| Exercise details |
Output all of the data below exactly as given.

| Records shown |
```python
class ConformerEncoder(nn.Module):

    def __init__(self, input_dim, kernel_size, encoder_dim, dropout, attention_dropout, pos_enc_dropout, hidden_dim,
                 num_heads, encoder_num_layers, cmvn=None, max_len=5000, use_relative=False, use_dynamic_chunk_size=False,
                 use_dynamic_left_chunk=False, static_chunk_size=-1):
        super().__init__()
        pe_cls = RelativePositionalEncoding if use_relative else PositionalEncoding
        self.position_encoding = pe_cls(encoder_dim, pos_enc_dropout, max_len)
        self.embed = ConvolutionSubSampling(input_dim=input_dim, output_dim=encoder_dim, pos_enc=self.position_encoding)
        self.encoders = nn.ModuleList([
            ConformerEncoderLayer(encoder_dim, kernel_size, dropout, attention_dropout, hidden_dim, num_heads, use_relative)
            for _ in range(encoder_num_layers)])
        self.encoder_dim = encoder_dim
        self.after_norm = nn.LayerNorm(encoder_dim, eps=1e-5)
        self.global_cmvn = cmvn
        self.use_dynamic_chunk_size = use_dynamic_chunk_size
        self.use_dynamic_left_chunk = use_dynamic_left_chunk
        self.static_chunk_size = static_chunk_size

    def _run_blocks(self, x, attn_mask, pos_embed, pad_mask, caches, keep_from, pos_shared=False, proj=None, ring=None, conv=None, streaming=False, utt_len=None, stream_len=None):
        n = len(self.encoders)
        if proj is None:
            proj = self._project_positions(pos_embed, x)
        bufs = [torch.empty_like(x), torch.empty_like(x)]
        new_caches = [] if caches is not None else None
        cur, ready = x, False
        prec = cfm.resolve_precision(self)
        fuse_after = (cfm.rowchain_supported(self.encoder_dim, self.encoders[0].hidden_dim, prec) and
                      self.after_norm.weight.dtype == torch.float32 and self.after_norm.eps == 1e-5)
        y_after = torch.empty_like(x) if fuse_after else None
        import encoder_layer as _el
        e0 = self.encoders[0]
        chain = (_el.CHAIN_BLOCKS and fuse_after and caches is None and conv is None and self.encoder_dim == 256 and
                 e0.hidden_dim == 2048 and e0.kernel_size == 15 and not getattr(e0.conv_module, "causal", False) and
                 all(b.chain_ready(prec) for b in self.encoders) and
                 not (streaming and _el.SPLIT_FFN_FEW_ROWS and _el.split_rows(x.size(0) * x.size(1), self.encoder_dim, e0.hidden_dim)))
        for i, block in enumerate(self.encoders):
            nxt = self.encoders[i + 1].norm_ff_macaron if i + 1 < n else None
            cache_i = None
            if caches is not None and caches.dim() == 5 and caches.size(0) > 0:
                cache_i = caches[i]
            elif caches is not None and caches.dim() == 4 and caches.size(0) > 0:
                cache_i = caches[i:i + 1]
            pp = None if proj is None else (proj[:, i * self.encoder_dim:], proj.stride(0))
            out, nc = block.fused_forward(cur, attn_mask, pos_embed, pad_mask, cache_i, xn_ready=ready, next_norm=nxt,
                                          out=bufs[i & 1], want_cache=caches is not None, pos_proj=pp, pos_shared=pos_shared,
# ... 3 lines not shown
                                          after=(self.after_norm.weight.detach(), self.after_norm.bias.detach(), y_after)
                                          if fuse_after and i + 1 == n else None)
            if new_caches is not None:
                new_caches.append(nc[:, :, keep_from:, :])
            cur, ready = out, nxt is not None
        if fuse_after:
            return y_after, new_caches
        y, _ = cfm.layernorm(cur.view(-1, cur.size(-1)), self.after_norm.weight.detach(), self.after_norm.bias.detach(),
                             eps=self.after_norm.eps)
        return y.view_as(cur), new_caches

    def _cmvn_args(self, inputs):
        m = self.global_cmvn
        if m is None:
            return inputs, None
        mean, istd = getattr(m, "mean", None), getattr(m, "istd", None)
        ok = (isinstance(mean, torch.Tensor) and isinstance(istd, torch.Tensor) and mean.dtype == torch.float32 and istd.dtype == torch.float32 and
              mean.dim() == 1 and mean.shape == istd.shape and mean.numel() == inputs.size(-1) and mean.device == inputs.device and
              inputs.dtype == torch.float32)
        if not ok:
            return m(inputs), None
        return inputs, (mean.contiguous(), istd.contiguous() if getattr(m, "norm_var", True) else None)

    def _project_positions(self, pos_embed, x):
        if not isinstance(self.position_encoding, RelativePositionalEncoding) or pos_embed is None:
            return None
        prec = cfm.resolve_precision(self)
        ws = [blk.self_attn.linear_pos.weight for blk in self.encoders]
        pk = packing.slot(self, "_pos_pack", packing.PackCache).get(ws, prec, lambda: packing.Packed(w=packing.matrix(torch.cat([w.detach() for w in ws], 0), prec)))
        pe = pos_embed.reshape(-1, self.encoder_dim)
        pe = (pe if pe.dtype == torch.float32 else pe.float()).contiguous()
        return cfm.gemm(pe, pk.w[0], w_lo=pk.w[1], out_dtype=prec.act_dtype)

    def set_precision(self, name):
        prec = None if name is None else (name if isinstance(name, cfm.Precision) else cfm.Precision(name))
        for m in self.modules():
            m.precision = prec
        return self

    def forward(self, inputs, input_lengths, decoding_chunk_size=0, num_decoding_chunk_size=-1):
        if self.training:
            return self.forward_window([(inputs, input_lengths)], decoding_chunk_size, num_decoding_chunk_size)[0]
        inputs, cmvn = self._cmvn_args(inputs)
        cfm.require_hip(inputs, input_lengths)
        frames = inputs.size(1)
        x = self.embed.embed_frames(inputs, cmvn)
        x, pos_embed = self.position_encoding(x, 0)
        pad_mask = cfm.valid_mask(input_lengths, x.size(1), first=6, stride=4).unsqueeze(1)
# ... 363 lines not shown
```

| Response to this exercise |
```python
class ConformerEncoder(nn.Module):

    def __init__(self, input_dim, kernel_size, encoder_dim, dropout, attention_dropout, pos_enc_dropout, hidden_dim,
                 num_heads, encoder_num_layers, cmvn=None, max_len=5000, use_relative=False, use_dynamic_chunk_size=False,
                 use_dynamic_left_chunk=False, static_chunk_size=-1):
        super().__init__()
        pe_cls = RelativePositionalEncoding if use_relative else PositionalEncoding
        self.position_encoding = pe_cls(encoder_dim, pos_enc_dropout, max_len)
        self.embed = ConvolutionSubSampling(input_dim=input_dim, output_dim=encoder_dim, pos_enc=self.position_encoding)
        self.encoders = nn.ModuleList([
            ConformerEncoderLayer(encoder_dim, kernel_size, dropout, attention_dropout, hidden_dim, num_heads, use_relative)
            for _ in range(encoder_num_layers)])
        self.encoder_dim = encoder_dim
        self.after_norm = nn.LayerNorm(encoder_dim, eps=1e-5)
        self.global_cmvn = cmvn
        self.use_dynamic_chunk_size = use_dynamic_chunk_size
        self.use_dynamic_left_chunk = use_dynamic_left_chunk
        self.static_chunk_size = static_chunk_size

    def _run_blocks(self, x, attn_mask, pos_embed, pad_mask, caches, keep_from, pos_shared=False, proj=None, ring=None, conv=None, streaming=False, utt_len=None, stream_len=None):
        n = len(self.encoders)
        if proj is None:
            proj = self._project_positions(pos_embed, x)
        bufs = [torch.empty_like(x), torch.empty_like(x)]
        new_caches = [] if caches is not None else None
        cur, ready = x, False
        prec = cfm.resolve_precision(self)
        fuse_after = (cfm.rowchain_supported(self.encoder_dim, self.encoders[0].hidden_dim, prec) and
                      self.after_norm.weight.dtype == torch.float32 and self.after_norm.eps == 1e-5)
        y_after = torch.empty_like(x) if fuse_after else None
        import encoder_layer as _el
        e0 = self.encoders[0]
        chain = (_el.CHAIN_BLOCKS and fuse_after and caches is None and conv is None and self.encoder_dim == 256 and
                 e0.hidden_dim == 2048 and e0.kernel_size == 15 and not getattr(e0.conv_module, "causal", False) and
                 all(b.chain_ready(prec) for b in self.encoders) and
                 not (streaming and _el.SPLIT_FFN_FEW_ROWS and _el.split_rows(x.size(0) * x.size(1), self.encoder_dim, e0.hidden_dim)))
        for i, block in enumerate(self.encoders):
            nxt = self.encoders[i + 1].norm_ff_macaron if i + 1 < n else None
            cache_i = None
            if caches is not None and caches.dim() == 5 and caches.size(0) > 0:
                cache_i = caches[i]
            elif caches is not None and caches.dim() == 4 and caches.size(0) > 0:
                cache_i = caches[i:i + 1]
            pp = None if proj is None else (proj[:, i * self.encoder_dim:], proj.stride(0))
            out, nc = block.fused_forward(cur, attn_mask, pos_embed, pad_mask, cache_i, xn_ready=ready, next_norm=nxt,
                                          out=bufs[i & 1], want_cache=caches is not None, pos_proj=pp, pos_shared=pos_shared,
# ... 3 lines not shown
                                          after=(self.after_norm.weight.detach(), self.after_norm.bias.detach(), y_after)
                                          if fuse_after and i + 1 == n else None)
            if new_caches is not None:
                new_caches.append(nc[:, :, keep_from:, :])
            cur, ready = out, nxt is not None
        if fuse_after:
            return y_after, new_caches
        y, _ = cfm.layernorm(cur.view(-1, cur.size(-1)), self.after_norm.weight.detach(), self.after_norm.bias.detach(),
                             eps=self.after_norm.eps)
        return y.view_as(cur), new_caches

    def _cmvn_args(self, inputs):
        m = self.global_cmvn
        if m is None:
            return inputs, None
        mean, istd = getattr(m, "mean", None), getattr(m, "istd", None)
        ok = (isinstance(mean, torch.Tensor) and isinstance(istd, torch.Tensor) and mean.dtype == torch.float32 and istd.dtype == torch.float32 and
              mean.dim() == 1 and mean.shape == istd.shape and mean.numel() == inputs.size(-1) and mean.device == inputs.device and
              inputs.dtype == torch.float32)
        if not ok:
            return m(inputs), None
        return inputs, (mean.contiguous(), istd.contiguous() if getattr(m, "norm_var", True) else None)

    def _project_positions(self, pos_embed, x):
        if not isinstance(self.position_encoding, RelativePositionalEncoding) or pos_embed is None:
            return None
        prec = cfm.resolve_precision(self)
        ws = [blk.self_attn.linear_pos.weight for blk in self.encoders]
        pk = packing.slot(self, "_pos_pack", packing.PackCache).get(ws, prec, lambda: packing.Packed(w=packing.matrix(torch.cat([w.detach() for w in ws], 0), prec)))
        pe = pos_embed.reshape(-1, self.encoder_dim)
        pe = (pe if pe.dtype == torch.float32 else pe.float()).contiguous()
        return cfm.gemm(pe, pk.w[0], w_lo=pk.w[1], out_dtype=prec.act_dtype)

    def set_precision(self, name):
        prec = None if name is None else (name if isinstance(name, cfm.Precision) else cfm.Precision(name))
        for m in self.modules():
            m.precision = prec
        return self

    def forward(self, inputs, input_lengths, decoding_chunk_size=0, num_decoding_chunk_size=-1):
        if self.training:
            return self.forward_window([(inputs, input_lengths)], decoding_chunk_size, num_decoding_chunk_size)[0]
        inputs, cmvn = self._cmvn_args(inputs)
        cfm.require_hip(inputs, input_lengths)
        frames = inputs.size(1)
        x = self.embed.embed_frames(inputs, cmvn)
        x, pos_embed = self.position_encoding(x, 0)
        pad_mask = cfm.valid_mask(input_lengths, x.size(1), first=6, stride=4).unsqueeze(1)
# ... 363 lines not shown
```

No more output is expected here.